One worker is one executor and one physical node

MikeGo
Valued Contributor

Hi team,

Seems in Databricks, instead of like running Spark jobs on a k8s cluster, when a workflow running on a Job Compute/Cluster or instance pool, one physical node can only have one executor. Is this understanding right? If that is true, that means if I create a Job Cluster for my workflow with high-end instance type, I need to config the executor with bigger values?

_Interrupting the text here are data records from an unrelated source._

#include <algorithm>
#include <cmath>
#include <cstdint>
#include <cstdlib>
#include <cstring>
#include <string>
#include <type_traits>
#include <vector>

#include "../../include/sgrl.h"
#include "../../include/sgrl_set.h"
#include "../../include/sgrl_train.h"
#include "gemm_f32.h"
#include "chain_f16.h"
#include "stream_pick.h"

namespace {

thread_local std::string g_set_err;
int sfail(int code, const std::string& msg) { g_set_err = msg; return code; }
#define SHIP_TRY(expr)                                                                     \
  do {                                                                                     \
    hipError_t _e = (expr);                                                                \
// ... 156 lines not shown
      }
      case SGRL_PACK_SUBMAT: {
        const int r = i / sg.b, c = i % sg.b;
        v = s0[(size_t)r * sg.lda + c];
        break;
      }
      default: break;
    }
    w[sg.dst + i] = v;
  }
}

__global__ void k_relbias(const float* rel, const float* Wr, const float* br, float* relb, const int32_t* m_off,
                          const int32_t* m_L, int n_morph) {
  const int k = blockIdx.x;
  if (k >= n_morph) return;
  const int L = m_L[k], off = m_off[k];
  for (int i = threadIdx.x; i < 2 * L * L; i += blockDim.x) {
    const int h = i / (L * L), ij = i % (L * L);
    const float* r = rel + (size_t)(off / 2) * 3 + ij * 3;
    relb[off + i] = Wr[h * 3] * r[0] + Wr[h * 3 + 1] * r[1] + Wr[h * 3 + 2] * r[2] + br[h];
  }
}

struct EnvTab {
  const int32_t* env_off;
  const int32_t* env_L;
  const int32_t* env_relb;
};
__global__ __launch_bounds__(256) void k_attention(const float* __restrict__ qkv, const float* __restrict__ U,
                                                   const float* __restrict__ gdir, const float* relb, EnvTab et,
                                                   int use_bias, const float* __restrict__ b_ng, const float* __restrict__ GD,
                                                   float* delta_dbg, float* g1, float* ng, int ng_ld,
                                                   const float* __restrict__ ln_w, const float* __restrict__ ln_b) {
  constexpr int LMAX = 14;
  __shared__ float sc[2 * LMAX * LMAX];
  __shared__ float gd[2 * LMAX * 3 * 2];
  __shared__ float dl[LMAX][128];
  const int e = blockIdx.x, t = threadIdx.x;
  const int n0 = et.env_off[e], L = et.env_L[e];
  {
    const int sub = t & 7;
    for (int idx = t >> 3; idx < 2 * L * L; idx += 32) {
      const int h = idx / (L * L), i = (idx / L) % L, j = idx % L;
      const float4* q = reinterpret_cast<const float4*>(qkv + (size_t)(n0 + i) * 768 + h * 128);
      const float4* k = reinterpret_cast<const float4*>(qkv + (size_t)(n0 + j) * 768 + 256 + h * 128);
      float s = 0.f;
#pragma unroll
      for (int u = 0; u < 4; u++) {
        const float4 a = q[sub + 8 * u], b = k[sub + 8 * u];
        s += a.x * b.x + a.y * b.y + a.z * b.z + a.w * b.w;
      }
      s += __shfl_xor(s, 1, 64); s += __shfl_xor(s, 2, 64); s += __shfl_xor(s, 4, 64);
      if (sub == 0) sc[idx] = use_bias ? s + relb[et.env_relb[e] + idx] : s;
    }
  }
  __syncthreads();
  if (t < 2 * L) {
    float* row = sc + t * L;
    float mx = row[0];
    for (int j = 1; j < L; j++) mx = fmaxf(mx, row[j]);
    float sum = 0.f;
    for (int j = 0; j < L; j++) { row[j] = expf(row[j] - mx); sum += row[j]; }
    for (int j = 0; j < L; j++) row[j] = row[j] / sum;
  }
  __syncthreads();
  for (int idx = t; idx < 2 * L * 6; idx += 256) {
    const int h = idx / (L * 6), i = (idx / 6) % L, se = idx % 6;
// ... 63 lines not shown
      for (int i = 0; i < LT; i++)
        if (i0 + i < L) {
          float4 o = out[i];
          const float px = __shfl_xor(o.x, 32, 64), py = __shfl_xor(o.y, 32, 64), pz = __shfl_xor(o.z, 32, 64), pw = __shfl_xor(o.w, 32, 64);
          o = h == 0 ? make_float4(o.x + px, o.y + py, o.z + pz, o.w + pw) : make_float4(px + o.x, py + o.y, pz + o.z, pw + o.w);
          if ((i & 1) == h) {
            if (quantity != 0) {
              *reinterpret_cast<float4*>(g1 + ((size_t)(n0 + i0 + i) * 3 + (quantity - 1)) * 128 + c4) = o;
            } else {
              o.x += bb.x; o.y += bb.y; o.z += bb.z; o.w += bb.w;
              *reinterpret_cast<float4*>(&dl[i0 + i][c4]) = o;
              if (delta_dbg) *reinterpret_cast<float4*>(delta_dbg + (size_t)(n0 + i0 + i) * 128 + c4) = o;
            }
          }
        }
    };
    for (int i0 = 0; i0 < L; i0 += 4) body(std::integral_constant<int, 4>{}, i0);
  }
  __syncthreads();
  const int lane = t & 63;
  const float w0 = ln_w[lane], w1 = ln_w[64 + lane], b0 = ln_b[lane], b1 = ln_b[64 + lane];
  for (int i = t >> 6; i < L; i += 4) {
    float* row = ng + (size_t)(n0 + i) * ng_ld;
    const float v0 = row[lane] + dl[i][lane], v1 = row[64 + lane] + dl[i][64 + lane];
    const float mu = wave_sum_f32(v0 + v1) * (1.f / 128.f);
    const float d0 = v0 - mu, d1 = v1 - mu;
    const float var = wave_sum_f32(d0 * d0 + d1 * d1) * (1.f / 128.f);
    const float inv = 1.0f / sqrtf(var + 1e-5f);
    row[lane] = d0 * inv * w0 + b0;
    row[64 + lane] = d1 * inv * w1 + b1;
  }
}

For example, if I specify Node type as 122GB+16core, as one node runs one executor the normal config on k8s like 

spark.executor.memory 16gspark.executor.cores 4

 will incur a big waste right?

Thanks

-werners-
Esteemed Contributor III

Executor = worker in databricks workflow context.
So indeed, if you set executor.cores = 4 and have 16 cores you would not use 12 cores.
So adjusting spark.executor.cores and spark.task.cpus might be a good idea.
There is also the option to define this dynamically (on job level!) with spark.dynamicAllocation.enabled.


MikeGo
Valued Contributor

Thanks. With spark.dynamicAllocation.enabled, each executor still uses one physical node right?

-werners-
Esteemed Contributor III

It can change the number of executors dynamically if I am not mistaken.
But maybe Databricks has hammered the 1-1 ratio in stone, something to test I'd say.